# [Video] QJ Timer review (many tests)



## Stefan (May 1, 2010)

[youtubewide]qhQlkeJvVvI[/youtubewide]


----------



## Edward (May 1, 2010)

Just saw this. 
Now we can have an end to the .16 rumor.


----------



## miniGOINGS (May 1, 2010)

Great job Stefan! This definitely helps. Also, I really enjoy the humor! Well done.


----------



## CubesOfTheWorld (May 1, 2010)

It just so happens that I just finished watching this on youtube.


----------



## iasimp1997 (May 1, 2010)

CubesOfTheWorld said:


> It just so happens that I just finished watching this on youtube.

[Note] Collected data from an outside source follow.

template <bool SIGNED>
__global__ __launch_bounds__(1024) void flat_top_one_kernel(const uint4 *__restrict__ dist,
                                                            const uint8_t *__restrict__ mins, int chunks, int h,
                                                            int64_t n, int R, uint4 *__restrict__ cdist,
                                                            int *__restrict__ cblock, int64_t *__restrict__ out_idx,
                                                            int32_t *__restrict__ out_val)
{
#ifdef TK_FLAT_CLOCK
    int64_t *dbg = (int64_t *)(out_idx + 1024);
    int n_ins = 0;
#define CLK(i) if (tid == 0) { dbg[2 * (i)] = __builtin_readcyclecounter(); dbg[2 * (i) + 1] = __builtin_amdgcn_s_memrealtime(); }
#else
#define CLK(i)
#endif
    __shared__ uint32_t s_bound;
    __shared__ int s_wave[16], s_total;
    const int tid = threadIdx.x, lane = tid & 63, wave = tid >> 6;
    RegHeap H = {SIGNED ? 127 : 255, 0xffffffffu, 0xffffffffu};
    uint32_t bound = SIGNED ? 127u : 255u;
    const RegHeapLane K = reg_heap_lane(lane, R);
    const int rest = chunks - h;
    const int per = ((rest + 1023) / 1024 + 15) & ~15;
    const int b_lo = h + tid * per;
    uint4 pm[4];
#pragma unroll
    for (int g = 0; g < 4; g++) {
        const int b0 = b_lo + 16 * g;
        pm[g] = make_uint4(0, 0, 0, 0);
        if (16 * g < per && b0 < chunks) pm[g] = *(const uint4 *)(mins + b0);
    }
    CLK(0)
    if (wave == 0) {
        reg_heap_span<SIGNED>(H, K, bound, dist, mins, h, nullptr, n, lane);
        if (lane == 0) s_bound = bound;
    }
    CLK(1)
    __syncthreads();
    const uint32_t hb = s_bound;
    uint8_t *cmin = (uint8_t *)(cblock + chunks);
    uint64_t keep = 0;
#pragma unroll
    for (int g = 0; g < 4; g++) {
        const uint32_t w[4] = {pm[g].x, pm[g].y, pm[g].z, pm[g].w};
#pragma unroll
        for (int k = 0; k < 16; k++)
            keep |= (uint64_t)byte_lt<SIGNED>((w[k >> 2] >> (8 * (k & 3))) & 0xffu, hb) << (16 * g + k);
    }
    {
        int valid = per < 64 ? per : 64;
        if (b_lo + valid > chunks) valid = chunks - b_lo;
        keep = valid <= 0 ? 0 : valid >= 64 ? keep : keep & ((1ull << valid) - 1ull);
    }
    int cnt = __builtin_popcountll(keep);
    for (int g = 64; g < per; g += 16) {
        const int b0 = b_lo + g;
        if (b0 >= chunks) break;
        const uint4 m16 = *(const uint4 *)(mins + b0);
        const uint32_t w[4] = {m16.x, m16.y, m16.z, m16.w};
#pragma unroll
        for (int k = 0; k < 16; k++)
            cnt += (b0 + k < chunks) && byte_lt<SIGNED>((w[k >> 2] >> (8 * (k & 3))) & 0xffu, hb);
    }
    int inc = cnt;
#pragma unroll
    for (int o = 1; o < 64; o <<= 1) {
        const int up = __shfl_up(inc, o, 64);
        if (lane >= o) inc += up;
    }
    if (lane == 63) s_wave[wave] = inc;
    __syncthreads();
    int at = inc - cnt;
    for (int w = 0; w < wave; w++) at += s_wave[w];
    if (tid == 1023) s_total = at + cnt;
    while (keep) {
        const int b = b_lo + __builtin_ctzll(keep);
        keep &= keep - 1;
        cdist[at] = dist[b];
        cblock[at] = b;
        cmin[at] = mins[b];
        at++;
    }
    for (int g = 64; g < per; g += 16) {
        const int b0 = b_lo + g;
        if (b0 >= chunks) break;
        const uint4 m16 = *(const uint4 *)(mins + b0);
        const uint32_t w[4] = {m16.x, m16.y, m16.z, m16.w};
#pragma unroll
        for (int k = 0; k < 16; k++)
            if ((b0 + k < chunks) && byte_lt<SIGNED>((w[k >> 2] >> (8 * (k & 3))) & 0xffu, hb)) {
                cdist[at] = dist[b0 + k];
                cblock[at] = b0 + k;
                cmin[at] = (uint8_t)((w[k >> 2] >> (8 * (k & 3))) & 0xffu);
                at++;
            }
    }
    __threadfence();
    __syncthreads();
    if (wave != 0) return;
    CLK(2)
    reg_heap_span<SIGNED>(H, K, bound, cdist, cmin, s_total, cblock, n, lane);
    CLK(3)
#ifdef TK_FLAT_CLOCK
    if (tid == 0) dbg[8] = s_total;
#endif
    if (lane < R) {
        out_idx[lane] = (int64_t)(((uint64_t)H.hi << 32) | H.lo);
        out_val[lane] = H.v;
    }
}

void tk_launch_flat_top_one(const uint4 *dist, const uint8_t *mins, int chunks, int h, int64_t n, int R, int signd,
                            uint4 *cdist, int *cblock, int64_t *out_idx, int32_t *out_val, hipStream_t s)
{
    if (signd)
        hipLaunchKernelGGL(flat_top_one_kernel<true>, dim3(1), dim3(1024), 0, s, dist, mins, chunks, h, n, R, cdist,
                           cblock, out_idx, out_val);
    else
        hipLaunchKernelGGL(flat_top_one_kernel<false>, dim3(1), dim3(1024), 0, s, dist, mins, chunks, h, n, R, cdist,
                           cblock, out_idx, out_val);
}

#ifndef TK_LANES_SEG
#define TK_LANES_SEG 8
#endif
template <bool SIGNED>
__device__ __forceinline__ int entry_val(uint32_t e)
{
    return SIGNED ? ((int32_t)e >> 24) : (int)(e >> 24);
}

template <bool SIGNED>
__device__ __forceinline__ uint32_t mask_lt16(const uint4 v, uint32_t bound8)
{
    const uint32_t w[4] = {v.x, v.y, v.z, v.w};
    uint32_t m = 0;
#pragma unroll
    for (int i = 0; i < 4; i++)
#pragma unroll
        for (int b = 0; b < 4; b++)
            m |= (uint32_t)byte_lt<SIGNED>((w[i] >> (8 * b)) & 0xffu, bound8) << (4 * i + b);
    return m;
}

template <bool SIGNED>
__device__ __forceinline__ uint32_t bound_bytes(uint32_t bound8)
{
    const uint32_t b = SIGNED ? (bound8 ^ 0x80u) : bound8;
    return __builtin_amdgcn_perm(b, b, 0u);
}

template <bool SIGNED>
__device__ __forceinline__ uint32_t lt4(uint32_t x, uint32_t bb, uint32_t bl)
{
    const uint32_t H = 0x80808080u;
    const uint32_t xu = SIGNED ? (x ^ H) : x;
    const uint32_t t = (xu | H) - bl;
    return ((~xu & bb) | (~(xu ^ bb) & ~t)) & H;
}

template <bool SIGNED>
__device__ __forceinline__ uint32_t mask_lt16_swar(const uint4 v, uint32_t bb)
{
    const uint32_t bl = bb & 0x7f7f7f7fu;
    uint32_t lo = __builtin_amdgcn_udot4(lt4<SIGNED>(v.x, bb, bl), 0x08040201u, 0u, false);
    lo = __builtin_amdgcn_udot4(lt4<SIGNED>(v.y, bb, bl), 0x80402010u, lo, false);
    uint32_t hi = __builtin_amdgcn_udot4(lt4<SIGNED>(v.z, bb, bl), 0x08040201u, 0u, false);
    hi = __builtin_amdgcn_udot4(lt4<SIGNED>(v.w, bb, bl), 0x80402010u, hi, false);
    return (lo >> 7) | (hi << 1);
}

.... and you clicked on this thread. Not really a coincidence.


----------



## maggot (May 1, 2010)

thank you for this stefan


----------



## Konsta (May 1, 2010)

Really nice review! Thank you!
Now I'm sure I will order 1 or 2 of these.


----------



## cincyaviation (May 1, 2010)

just got mine yesterday, but i didn't have a stackmat to test it against


----------



## rjohnson_8ball (May 1, 2010)

Four small batteries? What code #? Are the batteries easy to find in the USA?


----------



## Stefan (May 1, 2010)

rjohnson_8ball said:


> Four small batteries? What code #? Are the batteries easy to find in the USA?

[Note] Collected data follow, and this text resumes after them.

# robflynnyh/dynamic-asr-eval

Hardware: AMD Instinct MI355X
Metric: audio-sec/s dynamic-eval (fwd+1 adapt step) (higher is better)
Workload: dtype f32; 1 GPU; run_dynamic_eval_full: 1 h Earnings-22-shape recording per step (360000 frames, seq_len 16384, overlap 14336, offline, MADGRAD lr 9e-05, 6 freq masks <=34), SCConformerXL 6x768 V+1=4096 seeded weights; windows_per_recording=169, chains_per_gpu=2, lockstep_group=4, hip_graphs=True, pcie_inclusive=False

## Files before the change

dynamic-asr-eval_amd/csrc/gemm_f32.hip:

```cpp
#include <algorithm>
#include "common.h"
#include <cstdlib>

typedef float f32x16 __attribute__((ext_vector_type(16)));

namespace {

#ifndef DYN_GEMM_BK
#define DYN_GEMM_BK 32
#endif
constexpr int BK = DYN_GEMM_BK;
constexpr int LDK = BK + 4;
constexpr int KV = BK / 4;
constexpr int RP = 256 / KV;
constexpr int NTHREADS = 256;

struct KParams {
    int64_t M, N, K;
    const float* A; int64_t lda, sa1, sa2;
    const float* B; int64_t ldb, sb1, sb2;
    float* C; int64_t ldc, sc1, sc2;
    int64_t cin_delta;
    const float* bias;
    int64_t bs1, bs2;
// ... 4 lines not shown
    float* ws;
    int64_t nbatch;
    int tiles_n;
    int tiles_m;
    int n_major;
    int64_t tiles_per_batch;
    int64_t full_items;
    int tail_f;
    float* tail_ws;
    int epi;
    float* aux;
    int* counters;
    float* colsum;
    float colsum_beta;
    int64_t first_item;
};

__device__ __forceinline__ float epi_value(float alpha, float acc, float beta, const float* cin, float bias) {
    float v = __fmul_rn(alpha, acc);
    if (beta != 0.f) v = __fmaf_rn(beta, *cin, v);
    return __fadd_rn(v, bias);
}

__device__ __forceinline__ float silu_f(float v) { return v * dyn::sigmoidf_(v); }
__device__ __forceinline__ float silu_grad_f(float u) {
    const float sg = dyn::sigmoidf_(u);
    return sg * (1.f + u * (1.f - sg));
}

template <bool KMAJOR, int R>
__device__ __forceinline__ void load_tile_full(const float* __restrict__ base, int64_t ld, int64_t row0, int64_t k0,
                                               float4 (&reg)[(R * BK / 1024)]) {
    const int t = threadIdx.x;
    if (KMAJOR) {
        const float* p = base + (row0 + (t / KV)) * ld + k0 + 4 * (t % KV);
#pragma unroll
        for (int j = 0; j < (R * BK / 1024); ++j) reg[j] = *reinterpret_cast<const float4*>(p + (int64_t)(RP * j) * ld);
    } else {
        constexpr int RV = R / 4;
        constexpr int KSTEP = NTHREADS / RV;
        const float* p = base + (k0 + t / RV) * ld + row0 + 4 * (t % RV);
#pragma unroll
        for (int j = 0; j < (R * BK / 1024); ++j) reg[j] = *reinterpret_cast<const float4*>(p + (int64_t)(KSTEP * j) * ld);
    }
}

// ... 107 lines not shown
        }
        step = KMAJOR ? (int64_t)BK : (int64_t)BK * ld;
    }
    __device__ __forceinline__ void issue(float* tile, int wave) {
#pragma unroll
        for (int j = 0; j < NI; ++j) {
            __builtin_amdgcn_global_load_lds((gbl_void_t*)ptr[j], (lds_void_t*)(tile + (wave * NI + j) * 256), 16, 0, 0);
            ptr[j] += step;
        }
    }
};

template <bool KMAJOR, int R>
__device__ __forceinline__ void read_frag_glds(const float* __restrict__ s, int roff, int i, int h, int c, float (&f)[4]) {
    if (KMAJOR) {
        const float4 v = *reinterpret_cast<const float4*>(&s[(roff + i) * BK + 4 * ((2 * c + h) ^ ((i >> 1) & 7))]);
        f[0] = v.x; f[1] = v.y; f[2] = v.z; f[3] = v.w;
    } else {
#pragma unroll
        for (int q = 0; q < 4; ++q) f[q] = s[(8 * c + 4 * h + q) * R + roff + i];
    }
}

template <bool TA, bool TB, int BM, int BN, bool VEC, bool GLDS, bool GROUPED, int NW = 4>
__device__ __forceinline__ void gemm_tile(const KParams& p, const int64_t bid, float* smem) {
    constexpr bool AK = !TA;
    constexpr bool BKM = TB;
    constexpr int WM = NW / 2;
    constexpr int WTM = BM / (32 * WM), WTN = BN / 64;
    static_assert(NW == 4 || (NW == 8 && GLDS), "the 8-wave tile exists for direct-to-LDS staging only");
    static_assert(!GLDS || (VEC && BK == 32), "direct-to-LDS staging needs 16-B aligned operands and BK = 32");
    constexpr int SA = GLDS ? BM * BK : BM * LDK, SB = GLDS ? BN * BK : BN * LDK;

    const bool is_tail = !GROUPED && bid >= p.full_items;
    int64_t item;
    int sub = 0;
    if (GROUPED) {
        item = bid;
    } else if (!is_tail) {
        const int64_t nwg = p.full_items;
        const int64_t xcd = bid & 7, q = nwg >> 3, r = nwg & 7;
        item = (xcd < r ? xcd * (q + 1) : r * (q + 1) + (xcd - r) * q) + (bid >> 3);
    } else {
        const int64_t t = bid - p.full_items;
        item = p.full_items + t / p.tail_f;
        sub = (int)(t % p.tail_f);
    }
    const int ks = (int)(item % p.splits);
    const int64_t t2 = item / p.splits;
    const int tile = (int)(t2 % p.tiles_per_batch);
    const int zb = (int)(t2 / p.tiles_per_batch);
    const int tm = p.n_major ? tile % p.tiles_m : tile / p.tiles_n;
    const int tn = p.n_major ? tile / p.tiles_m : tile % p.tiles_n;
    const int64_t z1 = zb / p.nb2, z2 = zb % p.nb2;
    const float* A = p.A + z1 * p.sa1 + z2 * p.sa2;
    const float* B = p.B + z1 * p.sb1 + z2 * p.sb2;

    const int64_t m0 = (int64_t)tm * BM, n0 = (int64_t)tn * BN;
    int64_t kbeg = (int64_t)ks * p.kchunk;
    int64_t kend = (kbeg + p.kchunk < p.K) ? kbeg + p.kchunk : p.K;
    if (is_tail) {
        const int64_t kt_all = (kend - kbeg + BK - 1) / BK;
        const int64_t per = (kt_all + p.tail_f - 1) / p.tail_f;
        const int64_t kb2 = kbeg + (int64_t)sub * per * BK;
        const int64_t ke2 = kb2 + per * BK;
        kend = ke2 < kend ? ke2 : kend;
        kbeg = kb2;
    }
    const int nk = kend > kbeg ? (int)((kend - kbeg + BK - 1) / BK) : 0;

    const int lane = threadIdx.x & 63, wave = threadIdx.x >> 6;
    const int i = lane & 31, h = lane >> 5;
    const int wm = wave >> 1, wn = wave & 1;

    f32x16 acc[WTM][WTN];
#pragma unroll
    for (int a = 0; a < WTM; ++a)
#pragma unroll
        for (int b = 0; b < WTN; ++b)
#pragma unroll
            for (int e = 0; e < 16; ++e) acc[a][b][e] = 0.f;

    float4 ra[BM * BK / 1024], rb[BN * BK / 1024];
    const bool interior = VEC && (m0 + BM <= p.M) && (n0 + BN <= p.N);
    auto fetch = [&](int64_t k0) {
        if (interior && k0 + BK <= kend) {
            load_tile_full<AK, BM>(A, p.lda, m0, k0, ra);
            load_tile_full<BKM, BN>(B, p.ldb, n0, k0, rb);
        } else {
            load_tile<AK, BM, VEC>(A, p.lda, m0, p.M, k0, kend, ra);
            load_tile<BKM, BN, VEC>(B, p.ldb, n0, p.N, k0, kend, rb);
        }
    };
    GldsStager<AK, BM, NW> stA;
    GldsStager<BKM, BN, NW> stB;
    if (GLDS) {
        stA.init(A, p.lda, m0, p.M, kbeg, wave, lane);
        stB.init(B, p.ldb, n0, p.N, kbeg, wave, lane);
        if (nk > 0) { stA.issue(smem, wave); stB.issue(smem + SA, wave); }
    } else if (nk > 0) {
        fetch(kbeg);
        store_tile<AK, BM>(smem, ra);
        store_tile<BKM, BN>(smem + SA, rb);
    }
    if (GLDS) asm volatile("s_waitcnt vmcnt(0)" ::: "memory");
    __syncthreads();

    constexpr int NC = BK / 8;
    constexpr int NREADS = (AK ? WTM : 4 * WTM) + (BKM ? WTN : 4 * WTN);
    static_assert(NC % 2 == 0, "the register ping-pong assumes an even number of k-chunks per tile");
    float fa[2][WTM][4], fb[2][WTN][4];
    auto read_chunk = [&](const float* sa, const float* sb, int c, int slot) {
#pragma unroll
        for (int a = 0; a < WTM; ++a) {
            if (GLDS) read_frag_glds<AK, BM>(sa, wm * (BM / WM) + a * 32, i, h, c, fa[slot][a]);
            else read_frag<AK, BM>(sa, wm * (BM / WM) + a * 32, i, h, c, fa[slot][a]);
        }
#pragma unroll
        for (int b = 0; b < WTN; ++b) {
            if (GLDS) read_frag_glds<BKM, BN>(sb, wn * (BN / 2) + b * 32, i, h, c, fb[slot][b]);
            else read_frag<BKM, BN>(sb, wn * (BN / 2) + b * 32, i, h, c, fb[slot][b]);
        }
    };
    float csum[WTM];
#pragma unroll
    for (int a = 0; a < WTM; ++a) csum[a] = 0.f;
    const bool do_colsum = GROUPED && p.colsum != nullptr && tn == 0 && wn == 0;
    auto mfma_chunk = [&](int slot) {
        if (GROUPED && do_colsum) {
#pragma unroll
            for (int a = 0; a < WTM; ++a) csum[a] += (fa[slot][a][0] + fa[slot][a][1]) + (fa[slot][a][2] + fa[slot][a][3]);
        }
#pragma unroll
        for (int s = 0; s < 4; ++s)
#pragma unroll
            for (int a = 0; a < WTM; ++a)
#pragma unroll
                for (int b = 0; b < WTN; ++b)
                    acc[a][b] = __builtin_amdgcn_mfma_f32_32x32x2f32(fa[slot][a][s], fb[slot][b][s], acc[a][b], 0, 0, 0);
    };
    int cur = 0;
    if (nk > 0) read_chunk(smem, smem + SA, 0, 0);
    for (int kt = 0; kt < nk; ++kt) {
        const float* sa = smem + cur * (SA + SB);
// ... 9 lines not shown
        for (int c = 0; c < NC - 1; ++c) {
            read_chunk(sa, sb, c + 1, (c + 1) & 1);
            mfma_chunk(c & 1);
            __builtin_amdgcn_sched_group_barrier(0x100, NREADS, 0);
            __builtin_amdgcn_sched_group_barrier(0x008, 4 * WTM * WTN, 0);
        }
        if (!GLDS && more) {
            store_tile<AK, BM>(da, ra);
            store_tile<BKM, BN>(da + SA, rb);
        }
        if (GLDS) asm volatile("s_waitcnt vmcnt(0)" ::: "memory");
        __syncthreads();
        if (more) read_chunk(da, da + SA, 0, 0);
        mfma_chunk((NC - 1) & 1);
        __builtin_amdgcn_sched_group_barrier(0x100, NREADS, 0);
        __builtin_amdgcn_sched_group_barrier(0x008, 4 * WTM * WTN, 0);
        cur ^= 1;
    }

    if (GROUPED && do_colsum) {
#pragma unroll
        for (int a = 0; a < WTM; ++a) {
            const float tot = csum[a] + __shfl_xor(csum[a], 32);
            const int64_t m = m0 + wm * (BM / WM) + a * 32 + i;
            if (h == 0 && m < p.M) p.colsum[m] = (p.colsum_beta != 0.f ? p.colsum_beta * p.colsum[m] : 0.f) + tot;
        }
    }
    const bool partial = !GROUPED && (is_tail || p.splits > 1);
    if (partial && p.counters == nullptr) {
        if (is_tail) {
            float* W = p.tail_ws + ((item - p.full_items) * p.tail_f + sub) * (int64_t)(BM * BN);
#pragma unroll
            for (int a = 0; a < WTM; ++a)
#pragma unroll
                for (int b = 0; b < WTN; ++b) {
                    float* wp = W + (wm * (BM / WM) + a * 32 + 4 * h) * BN + wn * (BN / 2) + b * 32 + i;
#pragma unroll
                    for (int e = 0; e < 16; ++e) wp[((e & 3) + 8 * (e >> 2)) * BN] = acc[a][b][e];
                }
        } else {
            float* W = p.ws + ((int64_t)ks * p.nbatch + zb) * p.M * p.N;
#pragma unroll
            for (int a = 0; a < WTM; ++a)
#pragma unroll
                for (int b = 0; b < WTN; ++b) {
                    const int64_t col = n0 + wn * (BN / 2) + b * 32 + i;
#pragma unroll
                    for (int e = 0; e < 16; ++e) {
                        const int64_t row = m0 + wm * (BM / WM) + a * 32 + (e & 3) + 8 * (e >> 2) + 4 * h;
                        if (row < p.M && col < p.N) W[row * p.N + col] = acc[a][b][e];
                    }
                }
        }
        return;
    }
    if (partial) {
        const int64_t pt = is_tail ? (item - p.full_items) : t2;
        const int sl = is_tail ? sub : ks;
        const int nsl = is_tail ? p.tail_f : p.splits;
        float* W0 = p.tail_ws + pt * nsl * (int64_t)(BM * BN);
        float* W = W0 + (int64_t)sl * (BM * BN);
#pragma unroll
        for (int a = 0; a < WTM; ++a)
#pragma unroll
            for (int b = 0; b < WTN; ++b) {
                float* wp = W + (wm * (BM / WM) + a * 32 + 4 * h) * BN + wn * (BN / 2) + b * 32 + i;
#pragma unroll
                for (int e = 0; e < 16; ++e) wp[((e & 3) + 8 * (e >> 2)) * BN] = acc[a][b][e];
            }
        __threadfence();
        __syncthreads();
        int* flag = reinterpret_cast<int*>(smem);
        if (threadIdx.x == 0) flag[0] = (atomicAdd(&p.counters[pt], 1) == nsl - 1) ? 1 : 0;
        __syncthreads();
        if (flag[0] == 0) return;
        __threadfence();
#pragma unroll
        for (int a = 0; a < WTM; ++a)
#pragma unroll
            for (int b = 0; b < WTN; ++b) {
                const float* rp = W0 + (wm * (BM / WM) + a * 32 + 4 * h) * BN + wn * (BN / 2) + b * 32 + i;
#pragma unroll
                for (int e = 0; e < 16; ++e) {
                    const float* q = rp + ((e & 3) + 8 * (e >> 2)) * BN;
                    float t = q[0];
                    for (int k = 1; k < nsl; ++k) t += q[(int64_t)k * (BM * BN)];
                    acc[a][b][e] = t;
                }
            }
        if (threadIdx.x == 0) p.counters[pt] = 0;
    }
    if (m0 + BM <= p.M && n0 + BN <= p.N) {
        float* C = p.C + z1 * p.sc1 + z2 * p.sc2;
#pragma unroll
        for (int a = 0; a < WTM; ++a)
#pragma unroll
            for (int b = 0; b < WTN; ++b) {
                const int64_t col = n0 + wn * (BN / 2) + b * 32 + i;
                const float bv = p.bias ? p.bias[z1 * p.bs1 + z2 * p.bs2 + col] : 0.f;
                float* cp = C + (m0 + wm * (BM / WM) + a * 32 + 4 * h) * p.ldc + col;
                if (p.epi != 0) {
                    const int64_t ad = p.aux - p.C;
#pragma unroll
                    for (int e = 0; e < 16; ++e) {
                        float* q2 = cp + (int64_t)((e & 3) + 8 * (e >> 2)) * p.ldc;
                        const float v = epi_value(p.alpha, acc[a][b][e], p.beta, q2 + p.cin_delta, bv);
                        if (p.epi == 1) { if (p.aux) q2[ad] = v; *q2 = silu_f(v); }
                        else *q2 = v * silu_grad_f(q2[ad]);
                    }
                } else if (p.beta != 0.f) {
#pragma unroll
                    for (int e = 0; e < 16; ++e) {
                        float* q2 = cp + (int64_t)((e & 3) + 8 * (e >> 2)) * p.ldc;
                        *q2 = epi_value(p.alpha, acc[a][b][e], p.beta, q2 + p.cin_delta, bv);
                    }
                } else {
#pragma unroll
                    for (int e = 0; e < 16; ++e) cp[(int64_t)((e & 3) + 8 * (e >> 2)) * p.ldc] = epi_value(p.alpha, acc[a][b][e], 0.f, nullptr, bv);
                }
            }
    } else {
        float* C = p.C + z1 * p.sc1 + z2 * p.sc2;
#pragma unroll
        for (int a = 0; a < WTM; ++a)
#pragma unroll
            for (int b = 0; b < WTN; ++b) {
                const int64_t col = n0 + wn * (BN / 2) + b * 32 + i;
                const float bv = (p.bias && col < p.N) ? p.bias[z1 * p.bs1 + z2 * p.bs2 + col] : 0.f;
#pragma unroll
                for (int e = 0; e < 16; ++e) {
                    const int64_t row = m0 + wm * (BM / WM) + a * 32 + (e & 3) + 8 * (e >> 2) + 4 * h;
                    if (row < p.M && col < p.N) {
                        float v = epi_value(p.alpha, acc[a][b][e], p.beta, C + row * p.ldc + col + p.cin_delta, bv);
                        if (p.epi == 1) { if (p.aux) C[row * p.ldc + col + (p.aux - p.C)] = v; v = silu_f(v); }
                        else if (p.epi == 2) v *= silu_grad_f(C[row * p.ldc + col + (p.aux - p.C)]);
                        C[row * p.ldc + col] = v;
                    }
                }
            }
    }
}
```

AG10 button cell, this looks good: http://cgi.ebay.com/ws/eBayISAPI.dll?ViewItem&item=130325337164


----------



## Zarxrax (May 1, 2010)

Any idea how long the batteries should last?


----------



## Chapuunka (May 1, 2010)

rjohnson_8ball said:


> Are the batteries easy to find in the USA?



Yeah, you can find them at any Wal-Mart. Same ones in a watch or something.


----------



## Daniel Wu (May 1, 2010)

Nice review.


----------



## riffz (May 2, 2010)

I wish every review was as thorough, well-rehearsed, and thought out as this. Thanks.


----------



## miniGOINGS (May 2, 2010)

riffz said:


> I wish every review was as thorough, well-rehearsed, and thought out as this. Thanks.



One thing I've noticed is that, when Stefan does something, he does it well.

This would make me want to get one, if it wasn't for the fact that they can't be used in competitions. I'll probably just end up getting a Stactmat sometime soon.


----------



## amostay2004 (May 2, 2010)

miniGOINGS said:


> This would make me want to get one, if it wasn't for the fact that they can't be used in competitions. I'll probably just end up getting a Stactmat sometime soon.



Well, it's not that you use your own stackmat for competitions anyway.


----------



## Sakarie (May 2, 2010)

After you've seen the whole very good rewiev, rewind to 2:50.

What the f*ck?

I don't know why the gapes are there, but they really shouldn't! I'm not sure, but if that "thing" is on every stackmat, it's very bad! I'll probably give it a try, and I'll edit this post.


----------



## aronpm (May 2, 2010)

Sakarie said:


> After you've seen the whole very good rewiev, rewind to 2:50.
> 
> What the f*ck?
> 
> I don't know why the gapes are there, but they really shouldn't! I'm not sure, but if that "thing" is on every stackmat, it's very bad! I'll probably give it a try, and I'll edit this post.



I see a pattern in those gaps (and I hope everyone should)

if the time is n, then if (100n + 1) is divisible by 3, there is a gap. 

I'll assume that the gaps extrapolate. However, the Magic single WR is 0.77. 100*0.77 + 1 = 78, which is divisible by 3. The same applies to the Megaminx single WR. 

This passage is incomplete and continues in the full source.